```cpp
struct g2j; struct g2_prepared;
void launch_g2_from_compressed(hipStream_t s, const uint8_t *in96, g2j *out_kilic, uint64_t n, uint32_t *bad_flag);
void launch_g2_prepare(hipStream_t s, const g2j *in_kilic, uint64_t n, g2_prepared *out);
void launch_pairs_g1_from_kilic(hipStream_t s, const g1j *a1, const g1j *b1, uint64_t n, g1j *p0, g1j *p1);
void launch_kzg_check_inputs(hipStream_t s, const g1j *c, const g1j *pi, const fr *ys, const g1j *es, const fr *bs, uint64_t n, g1j *p0, g1j *p1);
void launch_fr_rows_scale_by_inv_powers(hipStream_t s, fr *c, uint64_t np, const fr *xs, uint64_t count, fr *xpow_n);
void launch_eth_check_inputs(hipStream_t s, const uint8_t *c48, const uint8_t *zs, const uint8_t *ys, const uint8_t *pi48, uint64_t n, g1j *p0, g1j *p1, uint8_t *status);
void launch_pairing_check(hipStream_t s, bool shared_lines, const g2_prepared *q0, const g2_prepared *q1, const g1j *p0, const g1j *p1, uint64_t n, uint8_t *ok);
void launch_pairing_value(hipStream_t s, const g1j *g1_kilic, const g2_prepared *q, uint64_t n, fp *out);

void prof_begin(hipStream_t s, const char *name);
void prof_end(hipStream_t s, const char *name);

}
```

go-kzg_amd/csrc/k_msm.hip:

```cpp
#include "internal.hpp"
#include "g1_quad.hpp"
#include "coop_inv.hpp"
#include <atomic>
#include <cstring>

namespace kzg {

#define MSM_SORT_T 1024
#define MSM_ACC_BLOCK 128
#define MSM_NB 128

struct fb_partial { uint32_t w[52]; uint32_t inf; };
__device__ __forceinline__ void fb_partial_store(fb_partial &o, const g1x_acc &a) {
#pragma unroll
    for (int i = 0; i < 13; i++) { o.w[i] = a.v.x.l[i]; o.w[13 + i] = a.v.y.l[i]; o.w[26 + i] = a.v.zz.l[i]; o.w[39 + i] = a.v.zzz.l[i]; }
    o.inf = a.inf ? 1u : 0u;
}
__device__ __forceinline__ void fb_partial_load(const fb_partial &p, g1xq &v) {
#pragma unroll
    for (int i = 0; i < 13; i++) { v.x.l[i] = p.w[i]; v.y.l[i] = p.w[13 + i]; v.zz.l[i] = p.w[26 + i]; v.zzz.l[i] = p.w[39 + i]; }
}

template <uint32_t DELTA, bool ROW> __device__ __forceinline__ uint32_t lane_down(uint32_t v) {
    if constexpr (ROW && DELTA < 16) return (uint32_t)__builtin_amdgcn_update_dpp((int)v, (int)v, 0x100 + DELTA, 0xf, 0xf, false);
// ... 728 lines not shown
        if (in_phi && !phi) { if (!acc.inf) acc.v.x = mulq(acc.v.x, unpackq(glv_beta())); in_phi = false; }
        uint32_t m[4], sgn;
        if (keep_ok && !phi) {
            const uint32_t at = slot < FB_KEEP ? slot : 0; slot++;
#pragma unroll
            for (int j = 0; j < 4; j++) m[j] = kept[at][j];
            sgn = kept[at][4];
            if (slot == (uint32_t)(nvh / L)) slot = 0;
        } else {
            const glv_halves h = glv_split_signed(from_mont<FrP>(sc[i]));
#pragma unroll
            for (int j = 0; j < 4; j++) m[j] = phi ? h.k2[j] : h.k1[j];
            sgn = phi ? h.neg2 : h.neg1;
            if (keep_ok) {
                const uint32_t at = slot < FB_KEEP ? slot : 0; slot++;
#pragma unroll
                for (int j = 0; j < 4; j++) kept[at][j] = h.k1[j];
                kept[at][4] = h.neg1;
                if (slot == (uint32_t)(nvh / L)) slot = 0;
            }
        }
        uint32_t raw, carry = 0, mag, ng;
        if (SPLIT) {
#pragma nounroll
            for (uint32_t w = 0; w < w0; w++) carry = (mag_bits(m, w * c, c) + carry > D) ? 1u : 0u;
        }
        raw = mag_bits(m, w0 * c, c) + carry;
        if (raw > D) { carry = 1; mag = (1u << c) - raw; ng = 1; } else { carry = 0; mag = raw; ng = 0; }
        g1a qn = table[((uint64_t)w0 * table_n + i) * D + (mag ? mag - 1 : 0)];
#pragma nounroll
        for (uint32_t w = w0; w < w1; w++) {
            g1a q = qn;
            const uint32_t cmag = mag, cng = ng;
            if (w + 1 < w1) {
                raw = mag_bits(m, (w + 1) * c, c) + carry;
                if (raw > D) { carry = 1; mag = (1u << c) - raw; ng = 1; } else { carry = 0; mag = raw; ng = 0; }
                qn = table[((uint64_t)(w + 1) * table_n + i) * D + (mag ? mag - 1 : 0)];
            }
            if (cmag) {
                if (cng ^ sgn) q.y = neg<FpP>(q.y);
                acc.add(q);
                in_phi = phi;
            }
        }
    }
    if (in_phi && !acc.inf) acc.v.x = mulq(acc.v.x, unpackq(glv_beta()));
#ifdef KZG_REDUCE_WAVE_COOP
    fb_block_reduce_coop(acc, buf, &lds, tid);
#else
    fb_block_reduce_quad(acc, buf, tid);
#endif
    if (tid == 0) fb_partial_store(partials[blockIdx.x], acc);
}
__global__ __launch_bounds__(256) void k_fb_finish(const fb_partial *partials, uint32_t blocks_per_blob, uint64_t batch, g1j *out, int to_kilic) {
    __shared__ fb_partial buf[64];
    const uint64_t b = blockIdx.x;
#ifdef KZG_REDUCE_WAVE_COOP
    __shared__ coop_lds lds;
    coop_ctx c; c.L = &lds; c.wave = threadIdx.x >> 6; c.col = threadIdx.x & 63u; c.set = 0;
    const uint32_t col = c.col;
    g1x_acc acc; acc.init();
    acc.v = g1xq_from_affine(g1a_inf());
    const uint32_t rounds = (blocks_per_blob + 63) / 64;
#pragma nounroll
    for (uint32_t r = 0; r < rounds; r++) {
        const uint32_t j = r * 64 + col;
        const bool have = j < blocks_per_blob;
        const fb_partial &pj = partials[b * blocks_per_blob + (have ? j : 0)];
        g1xq w; fb_partial_load(pj, w);
        coop_acc_add(acc, w, !have || pj.inf != 0, c);
    }
    const uint32_t live = blocks_per_blob < 64 ? blocks_per_blob : 64;
    uint32_t off = 1;
    while (off < live) off *= 2;
#pragma nounroll
    for (off >>= 1; off >= 1; off >>= 1) {
        const bool have = col < off && col + off < live;
        g1xq w; uint32_t wi;
        point_down_any(w, wi, acc.v, acc.inf ? 1u : 0u, off);
        coop_acc_add(acc, w, !have || wi != 0, c);
    }
    const bool first_wave = c.wave == 0;
#else
    const uint32_t tid = threadIdx.x, role = tid & 3u, quad = tid >> 2, col = tid & 63u;
#ifdef KZG_FINISH_TIMING
    const uint64_t tf0 = wall_clock64();
#endif
    g1x_acc acc; acc.init();
    acc.v = g1xq_from_affine(g1a_inf());
    const uint32_t rounds = (blocks_per_blob + 63) / 64;
    g1xq wn; bool wn_inf;
    { const bool have = quad < blocks_per_blob; const fb_partial &pj = partials[b * blocks_per_blob + (have ? quad : 0)]; fb_partial_load(pj, wn); wn_inf = !have || pj.inf != 0; }
#pragma nounroll
    for (uint32_t r = 0; r < rounds; r++) {
        const g1xq w = wn; const bool winf = wn_inf;
        if (r + 1 < rounds) {
            const uint32_t j = (r + 1) * 64 + quad;
            const bool have = j < blocks_per_blob;
            const fb_partial &pj = partials[b * blocks_per_blob + (have ? j : 0)];
            fb_partial_load(pj, wn); wn_inf = !have || pj.inf != 0;
        }
        quad_acc_add_nl(acc, w, winf, role);
    }
#ifdef KZG_FINISH_TIMING
    __syncthreads(); const uint64_t tf1 = wall_clock64();
#endif
// ... 228 lines not shown
    out[t] = acc.to_jac();
}
void launch_fb_mul_vec_files(hipStream_t s, const g1a *table, uint64_t table_n, uint32_t c, uint32_t nwin, const fr *scalars, uint64_t row, uint64_t j0,
                             uint64_t cnt, uint64_t batch, g1j *out, bool glv) {
    uint64_t total = batch * cnt;
    if (!total) return;
    prof_begin(s, "fb_mul_vec");
    if (glv) hipLaunchKernelGGL(k_fb_mul_vec_files<true>, dim3((uint32_t)((total + FB_BLOCK - 1) / FB_BLOCK)), dim3(FB_BLOCK), 0, s, table, table_n, c, nwin, 1u << (c - 1), scalars,
                                j0, cnt, row, total, out);
    else hipLaunchKernelGGL(k_fb_mul_vec_files<false>, dim3((uint32_t)((total + FB_BLOCK - 1) / FB_BLOCK)), dim3(FB_BLOCK), 0, s, table, table_n, c, nwin, 1u << (c - 1), scalars,
                            j0, cnt, row, total, out);
    prof_end(s, "fb_mul_vec");
}
void launch_fb_mul_vec(hipStream_t s, const g1a *table, uint64_t table_n, uint32_t c, uint32_t nwin, const fr *scalars, uint64_t row, uint64_t j0,
                       uint64_t cnt, uint64_t batch, g1j *out, bool glv) {
    uint64_t total = batch * (table_n / row) * cnt;
    if (!total) return;
    prof_begin(s, "fb_mul_vec");
    if (glv) hipLaunchKernelGGL(k_fb_mul_vec<true>, dim3((uint32_t)((total + FB_BLOCK - 1) / FB_BLOCK)), dim3(FB_BLOCK), 0, s, table, table_n, c, nwin, 1u << (c - 1), scalars,
                                j0, cnt, row, total, out);
    else hipLaunchKernelGGL(k_fb_mul_vec<false>, dim3((uint32_t)((total + FB_BLOCK - 1) / FB_BLOCK)), dim3(FB_BLOCK), 0, s, table, table_n, c, nwin, 1u << (c - 1), scalars,
                            j0, cnt, row, total, out);
    prof_end(s, "fb_mul_vec");
}
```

» ABOUT THIS EXERCISE
In the entries above, tally the lines that hold the string "live" and give only the count.

» REPLY TO THE TASK
3